One I have been considering are here 
I have been just using a Henckels (I think, not 100% though) block on the counter that I had previous, and it works great for the "utility" knives that everyone else uses, but I also am pretty sure it would not hold my other knives due to length being too long, and also that there is only one of the wider slots.

From memory on what was posted on an old thread it was suggested to either bring the knives your concerned with fitting, or find similar length ones at a store that sells the block your considering so that you can confirm what fits or not.

Not sure what would be the better places for this near you, but also have to consider if their prices are inline with others etc.


----------



## deputy (Jan 16, 2012)

That one you're looking at is pretty nice. 

Knife block selection around me is pretty piss poor but there's one place that may have something...they have sales periodically and it'll be about 20% more than ordering online which means I may break even after shipping. None of the ones online ever say how long of a blade they'll hold, which is the annoying part. 

My concern with the drawer block is having the knife rest on its blade seems...I dunno, like there's potential for dulling/bending/chipping the blade. I guess if you're gentle, it's probably alright.


----------



## wagstaff (May 30, 2011)

I did a little damage to a knife by putting it in a lower slot in a block -- the knife was just a *bit* too long.  It will hold a 10" chef's and 240mm gyuto, just in the right slots.  My 270mm gyuto is kept in a saya, in a cupboard.  The block was a sale item Wusthof block, I think I paid $17 for it, which was a good deal.

I also wonder about the drawer units and the blade resting on the wood.  I also lament that, with my apartment living, I can't really see my way to using a magnetic strip, which would be most preferred.


----------



## deputy (Jan 16, 2012)

I wonder if I can convince my wife to redo the kitchen so that I can hang a magnetic strip...


----------



## carpenter (Aug 19, 2011)

I have one of those drawer blocks for my over-flow knives.  The more precious knives I place the blade facing up.  It may a bit dangerous, just be careful and warn your wife.


----------



## deputy (Jan 16, 2012)

Hmm, I just assumed blade up was a bad idea, safety-wise...but it's worth considering. Knowing that I'm not the only who's at least thought about it is definitely some consolation!


----------



## davehriver (Jan 13, 2012)

I have been keeping my knives in a homemade drawer tray for years without any problems.  I think blade down is good.  The wood is a lot softer than the steel in the knife and your not working it against the wood as you do when working.blade


----------



## knifesavers (Oct 5, 2011)

Deputy said:


> That one you're looking at is pretty nice.
> 
> Knife block selection around me is pretty piss poor but there's one place that may have something...they have sales periodically and it'll be about 20% more than ordering online which means I may break even after shipping. None of the ones online ever say how long of a blade they'll hold, which is the annoying part.

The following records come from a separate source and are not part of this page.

static int plan_run_once(vapor_plan* p, bool fetch_stats = true, hipEvent_t* evs = nullptr, hipStream_t on = nullptr, bool skip_big = false,
                         hipEvent_t before_clean = nullptr, bool keep_flags = true)
{
    vapor_ctx* c = p->ctx;
    hipStream_t st = on ? on : c->stream;
    hipEvent_t* ev = evs ? evs : p->ev;
    if (p->launches.empty()) HIPCHK(hipMemsetAsync(p->d_overflow, 0, 2 * sizeof(unsigned int), st));
    HIPCHK(hipEventRecord(ev[0], st));
    bool first = true;
    for (const Launch& L : p->launches) {
        if (L.bps == 2) {
            if (L.k == 10) launch_join<2, 10>(p, L, first, st);
            else if (L.k == 20) launch_join<2, 20>(p, L, first, st);
            else if (L.k == 30) launch_join<2, 30>(p, L, first, st);
            else launch_join<2, 40>(p, L, first, st);
        } else {
            if (L.k == 10) launch_join<4, 10>(p, L, first, st);
            else if (L.k == 20) launch_join<4, 20>(p, L, first, st);
            else if (L.k == 30) launch_join<4, 30>(p, L, first, st);
            else launch_join<4, 40>(p, L, first, st);
        }
        first = false;
        HIPCHK(hipGetLastError());
    }
#if defined(VAPOR_AB) && VAPOR_AB == 3
    if (false) {
#else
    if (p->n_dpairs && !remap_in_clean(p)) {
#endif
        hipLaunchKernelGGL(remap_kernel, dim3((unsigned)p->n_dpairs), dim3(256), 0, st, (const DPair*)p->d_pairs, (const DShare*)p->d_shares,
                           (const int32_t*)p->d_maps, p->d_hits, p->d_nhits, p->d_overflow);
        HIPCHK(hipGetLastError());
    }
    HIPCHK(hipEventRecord(ev[1], st));
    if (before_clean) HIPCHK(hipStreamWaitEvent(st, before_clean, 0));
    if (p->n_pairs > 0) {
        const CleanGeom cg = clean_geom(p->range_words_cap, p->hcap_want, p->hcap_measured);
        const int hcap = cg.hcap;
        size_t lds = clean_lds_bytes(p->range_words_cap, hcap, cg.dual);
#ifdef VAPOR_DEV_BUILD
        if (const char* e = getenv("VAPOR_DEV_CLEAN_PAD")) lds += (size_t)atoi(e);
#endif
        const bool in_clean = remap_in_clean(p);
// ... 15 lines not shown
    if (p->n_pairs > 0 && fetch_stats)
        HIPCHK(hipMemcpyAsync(p->h_stats, p->d_stats, sizeof(long long) * 16 * (size_t)p->n_pairs, hipMemcpyDeviceToHost, st));
    if (!fetch_stats) return VAPOR_OK;
    HIPCHK(hipEventRecord(ev[3], st));
    HIPCHK(hipStreamSynchronize(st));
    float a = 0, b = 0, t = 0;
    HIPCHK(hipEventElapsedTime(&a, ev[0], ev[1]));
    HIPCHK(hipEventElapsedTime(&b, ev[1], ev[2]));
    HIPCHK(hipEventElapsedTime(&t, ev[0], ev[3]));
    p->t_join = a; p->t_clean = b; p->t_total = t;
    return VAPOR_OK;
}
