__device__ __forceinline__ double readlane_f64(double v, int src) {
    const int lo = __builtin_amdgcn_readlane(__double2loint(v), src);
    const int hi = __builtin_amdgcn_readlane(__double2hiint(v), src);
    return __hiloint2double(hi, lo);
}
// ... 183 lines not shown
                    Xm = __builtin_amdgcn_mfma_f64_16x16x4f64(-la, xb, Xm, 0, 0, 0);
                }
            }
            double* D = sA + bidx(kb, kb) * BSZ;
            double* Xd = sD + kb * BSZ;
#pragma unroll
            for (int r = 0; r < 4; ++r) {
                const int c = lk + 4 * r;
                D[lr * BP + c] = lr >= c ? Ls[r] : 0.0;
                Xd[c * BP + lr] = Xs[r];
            }
            if (isbad) *bad = 1;
            POTRF_STAMP();
        } else if (helper) {
            if (kb >= 1) {
                const int ks = kb - 1;
                for (int i = kb + 1 + hid; i < NBK; i += NH) {
                    double* Cb = sA + bidx(i, kb) * BSZ;
                    double4_t acc = blk_load_cd(Cb, lr, lk);
                    acc = blk_mma_nt(sA + bidx(i, ks) * BSZ, sA + bidx(kb, ks) * BSZ, acc, lr, lk, -1.0);
                    blk_store_cd(Cb, acc, lr, lk, 1.0);
                }
                const int m = NBK - 1 - kb;
                const int n_upd = m * (m + 1) / 2;
                for (int t = hid; t < n_upd; t += NH) {
                    int ii = 0;
                    while ((ii + 1) * (ii + 2) / 2 <= t) ++ii;
                    const int jj = t - ii * (ii + 1) / 2;
                    const int i = kb + 1 + ii, j = kb + 1 + jj;
                    double* Cb = sA + bidx(i, j) * BSZ;
                    double4_t acc = blk_load_cd(Cb, lr, lk);
                    acc = blk_mma_nt(sA + bidx(i, ks) * BSZ, sA + bidx(j, ks) * BSZ, acc, lr, lk, -1.0);
                    blk_store_cd(Cb, acc, lr, lk, 1.0);
                }
                const int r = ks;
                int nt = 0;
                for (int j = hid; j < r; j += NH, ++nt) {
                    double4_t acc = (double4_t){0.0, 0.0, 0.0, 0.0};
                    for (int k = j; k < r; ++k) {
                        const double* Y = (k == j) ? (sD + j * BSZ) : (sA + bidx(k, j) * BSZ);
                        acc = blk_mma_nn(sA + bidx(r, k) * BSZ, Y, acc, lr, lk);
                    }
                    T[nt] = acc;
                }
            }
        }
        __syncthreads();
        POTRF_STAMP();
        if (helper && kb >= 1) {
            const int r = kb - 1;
            int nt = 0;
            for (int j = hid; j < r; j += NH, ++nt) blk_store_cd(sA + bidx(r, j) * BSZ, T[nt], lr, lk, -1.0);
        }
        {
            const int m = NBK - 1 - kb;
            if (w == 0) {
                if (m > 0) {
                    double* N = sA + bidx(kb + 1, kb) * BSZ;
                    double4_t Lt = (double4_t){0.0, 0.0, 0.0, 0.0};
                    Lt = blk_mma_nt(sD + kb * BSZ, N, Lt, lr, lk, 1.0);
                    Dm = blk_load_cd_sym(sA + bidx(kb + 1, kb + 1) * BSZ, lr, lk);
#pragma unroll
                    for (int r = 0; r < 4; ++r) N[lr * BP + lk + 4 * r] = Lt[r];
#pragma unroll
                    for (int r = 0; r < 4; ++r) Dm = __builtin_amdgcn_mfma_f64_16x16x4f64(-Lt[r], Lt[r], Dm, 0, 0, 0);
                }
            } else if (helper) {
                const int t0 = m > 0 ? 1 : 0;
                for (int t = t0 + hid; t < m + kb; t += NH) {
                    if (t < m) {
                        double* P = sA + bidx(kb + 1 + t, kb) * BSZ;
                        double4_t acc = (double4_t){0.0, 0.0, 0.0, 0.0};
                        acc = blk_mma_nt(P, sD + kb * BSZ, acc, lr, lk, 1.0);
                        blk_store_cd(P, acc, lr, lk, 1.0);
                    } else {
                        const int k = t - m;
                        double* Bk = sA + bidx(kb, k) * BSZ;
                        blk_to_tile<COH>(Bk, A, rA, kb, k, lane, 64);
                        double4_t acc = (double4_t){0.0, 0.0, 0.0, 0.0};
                        acc = blk_mma_nn(sD + kb * BSZ, Bk, acc, lr, lk);
                        blk_store_cd(Bk, acc, lr, lk, 1.0);
                    }
                }
                if (hid == NH - 1) blk_to_tile<COH>(sA + bidx(kb, kb) * BSZ, A, rA, kb, kb, lane, 64);
            }
        }
        if (w == 0 || helper) {
            __builtin_amdgcn_fence(__ATOMIC_RELEASE, "workgroup");
            if (lane == 0) __hip_atomic_fetch_add(sync_cnt, 1, __ATOMIC_RELAXED, __HIP_MEMORY_SCOPE_WORKGROUP);
        }
        if (helper) {
            const int target = (kb + 1) * (NH + 1);
            while (__hip_atomic_load(sync_cnt, __ATOMIC_RELAXED, __HIP_MEMORY_SCOPE_WORKGROUP) < target) __builtin_amdgcn_s_sleep(0);
            __builtin_amdgcn_fence(__ATOMIC_ACQUIRE, "workgroup");
        }
        POTRF_STAMP();
    }
    __syncthreads();
    {
        const int r = NBK - 1;
        double4_t T[(NBK - 1 + NW - 1) / NW];
        int nt = 0;
        for (int j = w; j < r; j += NW, ++nt) {
            double4_t acc = (double4_t){0.0, 0.0, 0.0, 0.0};
            for (int k = j; k < r; ++k) {
                const double* Y = (k == j) ? (sD + j * BSZ) : (sA + bidx(k, j) * BSZ);
                acc = blk_mma_nn(sA + bidx(r, k) * BSZ, Y, acc, lr, lk);
            }
            T[nt] = acc;
        }
        __syncthreads();
        nt = 0;
        for (int j = w; j < r; j += NW, ++nt) blk_store_cd(sA + bidx(r, j) * BSZ, T[nt], lr, lk, -1.0);
        __syncthreads();
    }
#pragma unroll
    for (int bi = 0; bi < NBK; ++bi) {
        const int per_row = 8 * (bi + 1), cnt = 16 * per_row;
        for (int idx = tid; idx < cnt; idx += NT) {
            const int rr = idx / per_row, c2 = idx - rr * per_row;
            const int bj = c2 >> 3;
            const double* src = ((bj == bi) ? (sD + bi * BSZ) : (sA + bidx(bi, bj) * BSZ)) + rr * BP + 2 * (c2 & 7);
            double2 v; v.x = src[0]; v.y = src[1];
            tile_st2<COH>(Linv, rL, (16 * bi + rr) * NB + 2 * c2, v);
        }
    }
    if (tid == 0 && *bad) atomicCAS(fail, 0, K + 1);
    POTRF_STAMP();
}
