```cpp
template <int NP, int P, int IN_MODE = IN_LOG, int OUT_MODE = OUT_GENERIC>
struct Fftlog {
    using PL = Plan<NP, P>;
    static constexpr int T = PL::T;
    static constexpr int NPASS = PL::NPASS;
    static constexpr int NPH = 2 * NPASS - 1;
    static constexpr int LAST = NPASS - 1;
    static constexpr bool EARLY_TW1 = CP_EARLY_TW1 && NPASS >= 3 && CP_ABLATE == 0;
// ... 407 lines not shown
                const int o = nidx - A.out_off;
                if (o >= 0 && o < A.n_out) {
                    const double f = post[nidx];
                    double ya = x[s].re * f, yb = x[s].im * f;
                    if constexpr (SCREEN) fix_output<1>(fix, &ya, &yb);
                    oa[o] = ya;
                    if (has_b) ob[o] = yb;
                }
            }
        }
    }

    struct State {
        int t0;
        unsigned info_cur, info_nxt;
        cplx w[P];
        cplx wpin[KPIN > 0 ? KPIN : 1];
        double fpre[H], fpost[H];
        double va[H], vb[H];
#if defined(CP_STAMPS)
        unsigned long long fs[8], fs_last;
#endif
    };

    template <int I>
    static CP_HD void load_twiddles(int t, const FftlogArgs& A, cplx* w) {
        Pass<NP, P, I>::template twiddle_load<(I == 0 ? KPIN : 0)>(t, A.tw + PL::tw_offset(I), w);
    }
    template <class ST>
    static CP_HD void merge_pinned(const ST& st, cplx* wl) {
// ... 40 lines not shown
            }
#pragma unroll
            for (int r = 0; r < H; ++r) {
                st.va[r] *= st.fpre[r];
                st.vb[r] *= st.fpre[r];
            }
            unsigned ma = 0, mb = 0;
            thread_max<H>(st.va, st.vb, ma, mb);
            screen_publish(t, lds, ma, mb);
        }
#endif
    }

    static CP_HD void init_state(int t, const FftlogArgs& A, const double* ra, const double* rb, int ker, State& st) {
        st.t0 = pass0_thread(t);
        if constexpr (NPASS > 1) load_twiddles<0>(st.t0, A, st.w);
        if constexpr (KPIN > 0) {
            const cplx* tw0 = A.tw + PL::tw_offset(0);
#pragma unroll
            for (int s = 1; s <= KPIN; ++s) st.wpin[s - 1] = ld_cplx(tw0, (unsigned)st.t0 * 16u, (unsigned)(s * T) * 16u);
        }
        if constexpr (HALF_IN) {
            load_factors_half(st.t0, A, ker, st);
            if constexpr (ROWS_FROM_MEMORY) prefetch_rows(st.t0, ra, rb, st.va, st.vb, A.stream_rows);
        }
    }

    template <int PHN>
    static CP_HD void load_tables_for(int t, int t0, const FftlogArgs& A, int ker, cplx* w) {
        if constexpr (PHN == LAST) {
// ... 33 lines not shown
        if constexpr (NPASS == 1) {
            load_input(t0, t, A, ra, rb, has_b, pre, lds, st.info_cur, x);
            Pass<NP, P, 0>::butterflies(x);
            load_u(t0, A, ker, st.w);
            mul_w(st.w, x);
            Pass<NP, P, 0>::butterflies(x);
            store_output(t0, A, oa, ob, has_b, post, st.info_cur, x);
        } else if constexpr (PH == 0) {
            if constexpr (HALF_IN) {
#if defined(__HIP_DEVICE_COMPILE__)
                if constexpr (SCREEN_AHEAD) st.info_cur = gate(st.info_nxt);
#endif
                load_input_half(t0, t, A, ra, rb, has_b, pre, lds, st, x);
                CP_SCHED_FENCE();
                if constexpr (ROWS_FROM_MEMORY) prefetch_rows(t0, nra, nrb, st.va, st.vb, A.stream_rows);
                CP_SCHED_FENCE();
            } else {
                load_input(t0, t, A, ra, rb, has_b, pre, lds, st.info_cur, x);
            }
            if constexpr (KPIN > 0) {
                cplx wl[P];
                merge_pinned(st, wl);
                Pass<NP, P, 0>::template butterflies_store<ZERO_PADDED_IN, true>(t0, wl, lds, x);
            } else {
                Pass<NP, P, 0>::template butterflies_store<ZERO_PADDED_IN, true>(t0, st.w, lds, x);
            }
            load_tables_for<1>(t, t0, A, ker, st.w);
            if constexpr (EARLY_TW1) Pass<NP, P, 1>::twiddle_load_lds(t, lds_tw<1>(lds), st.w);
        } else if constexpr (PH < LAST) {
            constexpr int I = (PH < LAST) ? PH : 0;
// ... 60 lines not shown
```
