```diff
+template <class PP, int LOG_R, int S, int ML, bool LAST, bool INV = false, int K3 = kNtt2NoTw3, class TW = const uint32_t*>
+P3R_HD void ntt2_stages(Fp<PP>* x, TW tws, uint32_t low) {
+  static_assert(!LAST || LOG_R - S - ML == 0, "the last group ends the transform");
+  static_assert(ML >= 1 && ML <= 4, "stages per group");
+  constexpr bool R4_0 = ML >= 2 && (LAST || S >= K3);
+  constexpr bool R4_2 = ML >= 4 && (LAST || S + 2 >= K3);
+  if constexpr (R4_0) {
+    ntt2_step4<PP, LOG_R, S, ML, 0, LAST, INV, K3>(x, tws, low);
+  } else {
+    ntt2_stage2<PP, LOG_R, S, ML, 0, LAST, INV>(x, tws, low);
+    if constexpr (ML >= 2) ntt2_stage2<PP, LOG_R, S, ML, 1, LAST, INV>(x, tws, low);
+  }
+  if constexpr (R4_2) {
+    ntt2_step4<PP, LOG_R, S, ML, 2, LAST, INV, K3>(x, tws, low);
+  } else {
+    if constexpr (ML >= 3) ntt2_stage2<PP, LOG_R, S, ML, 2, LAST, INV>(x, tws, low);
+    if constexpr (ML >= 4) ntt2_stage2<PP, LOG_R, S, ML, 3, LAST, INV>(x, tws, low);
+  }
+}
+
+}
```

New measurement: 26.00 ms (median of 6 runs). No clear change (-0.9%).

I have one of these albeit older.

http://www.cutleryandmore.com/wusthof/knife-block-p16242

The first three rows of mine can hold a 10" blade in any slot and the top left is 11.5" deep. The widest slot holds a Chinese cleaver.

Jim


----------



## deputy (Jan 16, 2012)

Interesting, Jim. Thanks for that. I'll pop into my local shop that carries Wusthof blocks to see if the ones there will accept 10" blades. Definitely good to know!


----------



## bobh (Jan 15, 2012)

Deputy,  The 22 knife Shun block will handle a 10" blade without issue.  Actually it'll take up to a 12" blade (might be an 1/8" shy) and might fit your hone as well.  You can pick it up locally at Cookworks & House of Knives for $110-115.  Call first though as they don't have many but can either order it or bring it in from another store.  You can look at an image on CKtG or amazon.com.

Good luck,  Bob


----------



## deputy (Jan 16, 2012)

Thanks Bob. I'm going to pop into HoK in Coquitlam to check out their stock and see what's what. Really good to know re the size!


----------



## deputy (Jan 16, 2012)

Good thinking Bob - I went to HoK in Coquitlam Centre and they had their own brand (Kussi) that had a small ding in it for 20% off for a 22 slot block so I grabbed that. Does what I need it to do for $80.


----------



## deputy (Jan 16, 2012)

This is the one I got:



With some of my stuff in it (I'm definitely not going for pretty!):


----------



## knifesavers (Oct 5, 2011)

Nothing wrong with that. Mine is quite a hodge podge of makes and models also.

It may get the stink eye from an interior decorator but I can cut up anything.

Jim


----------